Please find the lines in the entries below that contain the word "want", and copy each one.

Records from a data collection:
+ + + +

def kf_batch(
    imu, p, dp, contact, f, x0=None, P0=None, Q=None, R=None, *,
    n_traj: Optional[int] = None, dtype: torch.dtype = torch.float64, stream_index=None, stream_offset: int = 0,
    outputs: Iterable[str] = ("x_steps",), ckpt_every: int = 0, truth=None, nominal=None, body_ref=None, z=None,
    algo: str = "auto", cov_model: str = "predict", q_kind=None, r_kind=None, p0_kind=None,
    dt: float = INITIAL_PARAMS.DT_mpc, mass: float = INITIAL_PARAMS.ROBOT_MASS, inertia=None,
    gravity: float = INITIAL_PARAMS.GRAVITY, device=None, out: Optional[Dict[str, torch.Tensor]] = None,
    summary_peers=None, p0_is_symmetric: Optional[bool] = None, structure: str = "auto", packed: bool = True,
) -> KfBatchResult:
    nv.require_cuda()
    ext = nv.ext()
    device = torch.device("cuda", torch.cuda.current_device()) if device is None else torch.device(device)
    if dtype not in (torch.float64, torch.float32):
        raise ValueError("dtype must be torch.float64 or torch.float32")

    tensors: Dict[str, torch.Tensor] = {}
    T = S = None
    for name, arr, C in (("imu", imu, 6), ("p", p, 12), ("dp", dp, 12), ("contact", contact, 4), ("f", f, 12),
                         ("z_in", z, 10), ("body_ref", body_ref, 12), ("truth", truth, 12), ("nominal", nominal, 12)):
        t, tT, tS = _stream_tensor(arr, C, name, dtype, device)
        if t is None:
            continue
        if T is None:
            T, S = tT, tS
        elif (tT, tS) != (T, S):
            raise ValueError(f"{name} has [T,S]=({tT},{tS}), expected ({T},{S})")
        tensors[name] = t
    if T is None:
        raise ValueError("no input streams given")
    N = int(S if n_traj is None else n_traj)
    phases = nv.PHASE_ALL if z is None else (nv.PHASE_PREDICT | nv.PHASE_UPDATE)

    x0_t = _as_device(INITIAL_PARAMS.STARTING_STATE.reshape(12) if x0 is None else x0, dtype, device)
    x0_t = x0_t.reshape(12) if x0_t.numel() == 12 else x0_t.reshape(12, N)
    tensors["x0"] = x0_t.contiguous()
    tensors["Q"], qk = _noise(INITIAL_PARAMS.Q if Q is None else Q, 12, N, "Q", dtype, device, q_kind)
    tensors["R"], rk = _noise(INITIAL_PARAMS.R if R is None else R, 10, N, "R", dtype, device, r_kind)
    pk = nv.MAT_NONE
    p0_symmetric = True
    if structure not in ("auto", "full"):
        raise ValueError("structure must be 'auto' or 'full'")
    flags = nv.FLAG_FULL_COVARIANCE if structure == "full" else 0
    if not packed:
        flags |= nv.FLAG_SCALAR_FP32
    if P0 is not None:
        tensors["P0"], pk = _noise(P0, 12, N, "P0", dtype, device, p0_kind)
        if pk in (nv.MAT_DENSE, nv.MAT_DENSE_PER):
            m = tensors["P0"].reshape(12, 12, -1)
            p0_symmetric = bool(torch.equal(m, m.transpose(0, 1))) if p0_is_symmetric is None else bool(p0_is_symmetric)
            if structure == "auto" and p0_is_symmetric is None and p0_symmetric and cov_model != "mpc":
                if not bool(torch.count_nonzero(m[_CROSS_GROUP.to(device)])):
                    flags |= nv.FLAG_P0_DECOUPLED
    if stream_index is not None:
        tensors["stream_index"] = _checked_stream_index(stream_index, N, S, device)

    want = []
    for o in outputs:
        o = _OUT_ALIASES.get(o, o)
        want.extend(["x_final", "P_final"] if o == "final" else [o])
    n_ckpt = T // ckpt_every if ckpt_every else 0
    for o in want:
        if o not in _OUT_SHAPES:
            raise ValueError(f"unknown output '{o}'")
        shape = _OUT_SHAPES[o](T, N, n_ckpt)
        if o == "summary" and summary_peers is not None:
            if summary_peers.dtype != dtype or summary_peers.n_local != N or summary_peers.device != device:
                raise ValueError("summary_peers was set up for another dtype, device or shard size")
            tensors[o] = summary_peers.tensor
        elif out is not None and o in out:
            if tuple(out[o].shape) != shape or out[o].dtype != dtype:
                raise ValueError(f"out['{o}'] must be {shape} {dtype}")
            tensors[o] = out[o]
        else:
            tensors[o] = torch.empty(shape, dtype=dtype, device=device)
    status = out["status"] if out is not None and "status" in out else torch.zeros(N, dtype=torch.int32, device=device)
    tensors["status"] = status

    cfg = dict(dtype=nv.F64 if dtype == torch.float64 else nv.F32, algo=_ALGOS[algo],
               cov_model=nv.COV_MPC if cov_model == "mpc" else nv.COV_PREDICT, phases=phases, n_traj=N, n_steps=T,
               n_streams=S, stream_offset=int(stream_offset), x0_per_traj=int(x0_t.dim() == 2), p0_kind=pk, q_kind=qk,
               r_kind=rk, ckpt_every=int(ckpt_every), want_K=int("K_final" in want), flags=flags)
    if summary_peers is not None and "summary" in want:
        cfg.update(summary_peers.cfg())
    if cfg["algo"] == nv.ALGO_AUTO:
        probe = dict(cfg, algo=nv.ALGO_SEQUENTIAL)
        cfg["algo"] = nv.ALGO_SEQUENTIAL if (p0_symmetric and ext.kf_resolve_algo(probe) == nv.ALGO_SEQUENTIAL) else nv.ALGO_JOINT
    elif cfg["algo"] == nv.ALGO_SEQUENTIAL and not p0_symmetric:
        raise ValueError("algo='sequential' needs a symmetric P0")
    inertia = np.diag(INITIAL_PARAMS.INERTIA_ROT) if inertia is None else np.asarray(inertia, float).reshape(3)
    consts = dict(dt=float(dt), mass=float(mass), inertia0=float(inertia[0]), inertia1=float(inertia[1]),
                  inertia2=float(inertia[2]), gravity=float(gravity))
    with torch.cuda.device(device):
        ws_bytes = ext.kf_batch(dict(cfg, query_workspace=1), consts, tensors)
        if ws_bytes < 0:
            nv.check(int(ws_bytes), "optistate_kf_workspace_bytes")
        if ws_bytes > 0:
            ws = out.get("workspace") if out is not None else None
            if ws is None or ws.numel() < ws_bytes:
                ws = torch.empty(int(ws_bytes), dtype=torch.uint8, device=device)
            tensors["workspace"] = ws
        nv.check(int(ext.kf_batch(cfg, consts, tensors)), "optistate_kf_batch")
    res = {k: tensors[k] for k in want}
    if summary_peers is not None and "summary" in res:
        res["summary"] = summary_peers.local
    return KfBatchResult(algo=_ALGO_NAMES[cfg["algo"]], n_traj=N, n_steps=T, tensors=res, status=status)
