__global__ void conv3x3_pack_wgmma_kernel(const float* __restrict__ w, unsigned char* __restrict__ packed, int Cin, int Cout,
                                          int CoutP, int nChunks16) {
  const long long total = (long long)nChunks16 * 9 * CoutP * 8;
  for (long long i = (long long)blockIdx.x * blockDim.x + threadIdx.x; i < total; i += (long long)gridDim.x * blockDim.x) {
    const int j = (int)(i & 7);
    const int f = (int)((i >> 3) % CoutP);
    const int tap = (int)((i / (8LL * CoutP)) % 9);
    const int c = (int)(i / (8LL * CoutP * 9));
    const int ch = 16 * c + 2 * j;
    float a = 0.f, b = 0.f;
    if (f < Cout) {
      if (ch < Cin) a = w[((size_t)f * Cin + ch) * 9 + tap];
      if (ch + 1 < Cin) b = w[((size_t)f * Cin + ch + 1) * 9 + tap];
    }
    uint32_t hi, lo;
    split_pair(a, b, hi, lo);
    const int wt = 64 * CoutP;
    unsigned char* tile = packed + ((size_t)c * 9 + tap) * wt;
    if (um::fold_hi_lo(CoutP)) {
      const int off = (j >> 2) * (2 * CoutP * 16) + f * 16 + (j & 3) * 4;
// ... 202 lines not shown
        } else
#pragma unroll
        for (int pc = 0; pc < NCOL / SCH; ++pc) {
          if (t < SCH) bulk_wait_read();
          named_bar_sync(1 + r, 128);
#pragma unroll
          for (int jj = 0; jj < SCH / 8; ++jj) {
            const int j = pc * (SCH / 8) + jj;
#pragma unroll
            for (int e = 0; e < 2; ++e) {
              const int f = wk.nh * NCOL + 8 * j + 2 * (lane & 3) + e;
              const float b = (bias != nullptr && f < Cout) ? __ldg(bias + f) : 0.f;
              const float sl = f < lin_prefix ? 1.f : slope;
              float* const row = stg + (8 * jj + 2 * (lane & 3) + e) * SPITCH + 16 * wq + (lane >> 2);
#pragma unroll
              for (int mh = 0; mh < MB; ++mh)
#pragma unroll
                for (int h = 0; h < 2; ++h) {
                  const int i = 4 * j + 2 * h + e;
                  float v = acc[mh][i];
                  if constexpr (FOLD_ACC) v += acc[mh][i + NW / 4];
                  row[64 * mh + 8 * h] = leaky(v + b, sl);
                }
            }
          }
          asm volatile("fence.proxy.async.shared::cta;" ::: "memory");
          named_bar_sync(1 + r, 128);
          const int f = wk.nh * NCOL + pc * SCH + t;
          if (t < SCH && f < Cout) {
            bulk_s2g(out + (size_t)f * oplane0 + (size_t)y * OW + x0, smem_u32(stg + t * SPITCH), seg);
            bulk_commit();
          }
        }
      } else if (y < OH && !(dbg & 4)) {
#pragma unroll
        for (int mh = 0; mh < MB; ++mh) {
#pragma unroll
          for (int h = 0; h < 2; ++h) {
            const int xx = tx * MT + 64 * mh + 16 * wq + (lane >> 2) + 8 * h;
            if (xx >= OW) continue;
#pragma unroll
            for (int j = 0; j < NCOL / 8; ++j) {
#pragma unroll
              for (int e = 0; e < 2; ++e) {
                const int i = 4 * j + 2 * h + e;
                float v = acc[mh][i];
                if constexpr (FOLD_ACC) v += acc[mh][i + NW / 4];
                const int f = wk.nh * NCOL + 8 * j + 2 * (lane & 3) + e;
                if (f >= Cout) continue;
                if (xs.out != nullptr && !partial && f >= lin_prefix) {
                  if (e == 0) {
                    const float b0 = bias != nullptr ? __ldg(bias + f) : 0.f, b1 = bias != nullptr ? __ldg(bias + f + 1) : 0.f;
                    float v1 = acc[mh][i + 1];
                    if constexpr (FOLD_ACC) v1 += acc[mh][i + 1 + NW / 4];
                    sa::put_pair<P>(xs.out, xs.out_Cg, oplane0, n, xs.out_c0 + f - lin_prefix, (size_t)y * OW + xx,
                                 leaky(v + b0, slope), leaky(v1 + b1, slope));
                  }
                } else if (out_mode == 0) {
                  const float t = v + (bias != nullptr ? __ldg(bias + f) : 0.f);
                  out[(size_t)f * oplane0 + (size_t)y * OW + xx] = leaky(t, f < lin_prefix ? 1.f : slope);
                } else {
                  const int ph = f / F, ff = f - ph * F;
                  const float t = v + (bias != nullptr ? __ldg(bias + ff) : 0.f);
                  out[(size_t)ff * oplane2 + (size_t)(2 * y + (ph >> 1)) * (2 * OW) + 2 * xx + (ph & 1)] = leaky(t, slope);
                }
              }
            }
          }
        }
      }
    }
    bulk_wait_all();
  } else if (warp == 8) {
    if (lane == 0) {
      uint32_t ws = 0, wph = 0;
      bool wrapped = false;
      for (int work = blockIdx.x; work < numWork; work += gridDim.x) {
        const Work wk = decode_work(work, sk, nChunks);
        const int cb = wk.cb, ce = wk.ce;
        if constexpr (TERMS == 3) {
          const unsigned char* src = wpack + (size_t)cb * 9 * sm.w_tile;
          for (int it = 9 * cb; it < 9 * ce; it += TPS, src += sm.w_stage) {
            if (wrapped) mbar_wait(w_empty + 8 * ws, wph ^ 1);
            mbar_arrive_expect_tx(w_full + 8 * ws, (uint32_t)sm.w_stage);
            bulk_g2s(s_base + (uint32_t)sm.w_off + ws * (uint32_t)sm.w_stage, src, (uint32_t)sm.w_stage, w_full + 8 * ws);
            if (++ws == (uint32_t)WS) { ws = 0; wph ^= 1; wrapped = true; }
          }
        } else {
          const int gt = 64 * CoutP, run = 16 * CoutP;
          const unsigned char* src = wpack + (size_t)cb * 9 * gt;
          for (int it = 9 * cb; it < 9 * ce; it += TPS, src += TPS * gt) {
            if (wrapped) mbar_wait(w_empty + 8 * ws, wph ^ 1);
            mbar_arrive_expect_tx(w_full + 8 * ws, (uint32_t)sm.w_stage);
            const uint32_t dst = s_base + (uint32_t)sm.w_off + ws * (uint32_t)sm.w_stage;
#pragma unroll 1
            for (int t = 0; t < TPS; ++t) {
              if constexpr (FOLD) {
                bulk_g2s(dst + (uint32_t)(t * sm.w_tile), src + t * gt, (uint32_t)run, w_full + 8 * ws);
                bulk_g2s(dst + (uint32_t)(t * sm.w_tile + run), src + t * gt + 2 * run, (uint32_t)run, w_full + 8 * ws);
              } else {
                bulk_g2s(dst + (uint32_t)(t * sm.w_tile), src + t * gt, (uint32_t)sm.w_tile, w_full + 8 * ws);
              }
            }
            if (++ws == (uint32_t)WS) { ws = 0; wph ^= 1; wrapped = true; }
          }
        }
      }
    }
  } else {
    if (xs.in == 1) {
      if (warp == 9 && lane == 0) {
        uint32_t as = 0, aph = 0;
        bool wrapped = false;
        for (int work = blockIdx.x; work < numWork; work += gridDim.x) {
          const Work wk = decode_work(work, sk, nChunks);
          int tx, ty, n;
          decode_tile(wk.tile, tilesX, tilesY, sk, tx, ty, n);
          const int x0 = tx * MT - dil, y0 = ty * R;
          const int gb = n * P * xs.in_Cg + xs.in_g0;
          for (int c = wk.cb; c < wk.ce; ++c) {
            if (wrapped) mbar_wait(a_empty + 8 * as, aph ^ 1);
            const uint32_t bar = a_full + 8 * as, dst = s_base + as * (uint32_t)sm.a_stage;
            if (dbg & 16) {
              mbar_arrive(bar);
            } else {
              mbar_arrive_expect_tx(bar, (uint32_t)sm.a_stage);
              const int g = gb + 2 * c;
              if (dil < R) {
                tma_load_4d(dst, &tmx, 0, x0, y0 - dil, g, bar);
                if constexpr (P == 2) tma_load_4d(dst + (uint32_t)sm.a_lo, &tmx, 0, x0, y0 - dil, g + xs.in_Cg, bar);
              } else if constexpr (P == 1) {
#pragma unroll 1
                for (int k = 0; k < 6; ++k) {
                  const int ky = k >> 1, kc = k & 1;
                  tma_load_4d(dst + (uint32_t)((kc * E + ky * R * PW) * 16), &tmx, 0, x0, y0 + (ky - 1) * dil, g + kc, bar);
                }
              } else {
#pragma unroll 1
                for (int k = 0; k < 12; ++k) {
                  const int ky = k >> 2, kc = (k >> 1) & 1, pl = k & 1;
                  tma_load_4d(dst + (uint32_t)(pl * sm.a_lo + (kc * E + ky * R * PW) * 16), &tmx, 0, x0, y0 + (ky - 1) * dil,
                              g + kc + pl * xs.in_Cg, bar);
                }
              }
            }
            if (++as == (uint32_t)AS) { as = 0; aph ^= 1; wrapped = true; }
          }
        }
      }
      return;
    }
    if (dbg & 16) {
      uint32_t as = 0, aph = 0;
      bool wrapped = false;
      for (int work = blockIdx.x; work < numWork; work += gridDim.x) {
        const Work wk = decode_work(work, sk, nChunks);
        for (int c = wk.cb; c < wk.ce; ++c) {
          if (wrapped) mbar_wait(a_empty + 8 * as, aph ^ 1);
          __syncwarp();
          if (lane == 0) mbar_arrive(a_full + 8 * as);
          if (++as == (uint32_t)AS) { as = 0; aph ^= 1; wrapped = true; }
        }
      }
      return;
    }
    const int pw = warp - 9;
    const int G = (E + 31) / 32;
    const bool one_plane = Cin <= 8;
    const int nItems = one_plane ? G : 2 * G;
    const int nb = (nItems + NPROD * BATCH - 1) / (NPROD * BATCH);
    const uint32_t pw_magic = 0xFFFFFFFFu / (uint32_t)PW + 1u;
    if (one_plane) {
      for (int st = 0; st < AS; ++st)
        for (int e = pw * 32 + lane; e < E; e += NPROD * 32) {
          unsigned char* d = smem + st * sm.a_stage + (E + e) * 16;
          *reinterpret_cast<uint4*>(d) = make_uint4(0u, 0u, 0u, 0u);
          if constexpr (P == 2) *reinterpret_cast<uint4*>(d + sm.a_lo) = make_uint4(0u, 0u, 0u, 0u);
        }
    }
    if (xs.in == 2) {
      const bool s2 = stride == 2;
      const int RP = raw_pitch(MT, stride), CP = nslots * RP;
      const int RPC = s2 && !one_plane ? 2 : 1;
      const uint32_t raw_bytes = (uint32_t)sm.raw_stage, raw_base = s_base + (uint32_t)sm.raw_off;
      const bool issuer = warp == 9 && lane == 0;
      int i_work = blockIdx.x, i_c = 0, i_h = 0, i_ce = 0, i_x = 0, i_y = 0, i_n = 0;
      auto i_tile = [&]() {
        if (i_work >= numWork) return;
        const Work wk = decode_work(i_work, sk, nChunks);
        int tx, ty;
        decode_tile(wk.tile, tilesX, tilesY, sk, tx, ty, i_n);
        i_c = wk.cb;
        i_ce = wk.ce;
        i_x = s2 ? 2 * tx * MT - 4 : tx * MT - 4;
        i_y = s2 ? 2 * ty * R - 1 : ty * R - 1;
      };
      auto issue = [&](uint32_t slot) {
        if (i_work >= numWork) return;
        const uint32_t bar = r_full + 8 * slot;
        if (dbg & 2) {
          mbar_arrive(bar);
        } else {
          mbar_arrive_expect_tx(bar, raw_bytes);
          tma_load_4d(raw_base + slot * raw_bytes, &tmx, i_x, i_y, 16 * i_c + 8 * i_h, i_n, bar);
        }
        if (++i_h < RPC) return;
        i_h = 0;
        if (++i_c >= i_ce) {
          i_work += gridDim.x;
          i_tile();
        }
      };
      if (issuer) {
        i_tile();
        for (int s = 0; s < RS; ++s) issue((uint32_t)s);
      }
      uint32_t as = 0, aph = 0, rs = 0, rph = 0;
      bool wrapped = false;
      for (int work = blockIdx.x; work < numWork; work += gridDim.x) {
        const Work wk = decode_work(work, sk, nChunks);
        for (int c = wk.cb; c < wk.ce; ++c) {
          unsigned char* a_st = smem + as * sm.a_stage;
          for (int h = 0; h < RPC; ++h) {
            mbar_wait(r_full + 8 * rs, rph);
            if (h == 0 && wrapped) mbar_wait(a_empty + 8 * as, aph ^ 1);
            const float* raw = reinterpret_cast<const float*>(smem + sm.raw_off + rs * raw_bytes);
// ... 185 lines not shown
  return check_launch("conv3x3_pack_wgmma_kernel");
}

+ + + +

Answer space =>
    want = []
        want.extend(["x_final", "P_final"] if o == "final" else [o])
    for o in want:
               r_kind=rk, ckpt_every=int(ckpt_every), want_K=int("K_final" in want), flags=flags)
    if summary_peers is not None and "summary" in want:
    res = {k: tensors[k] for k in want}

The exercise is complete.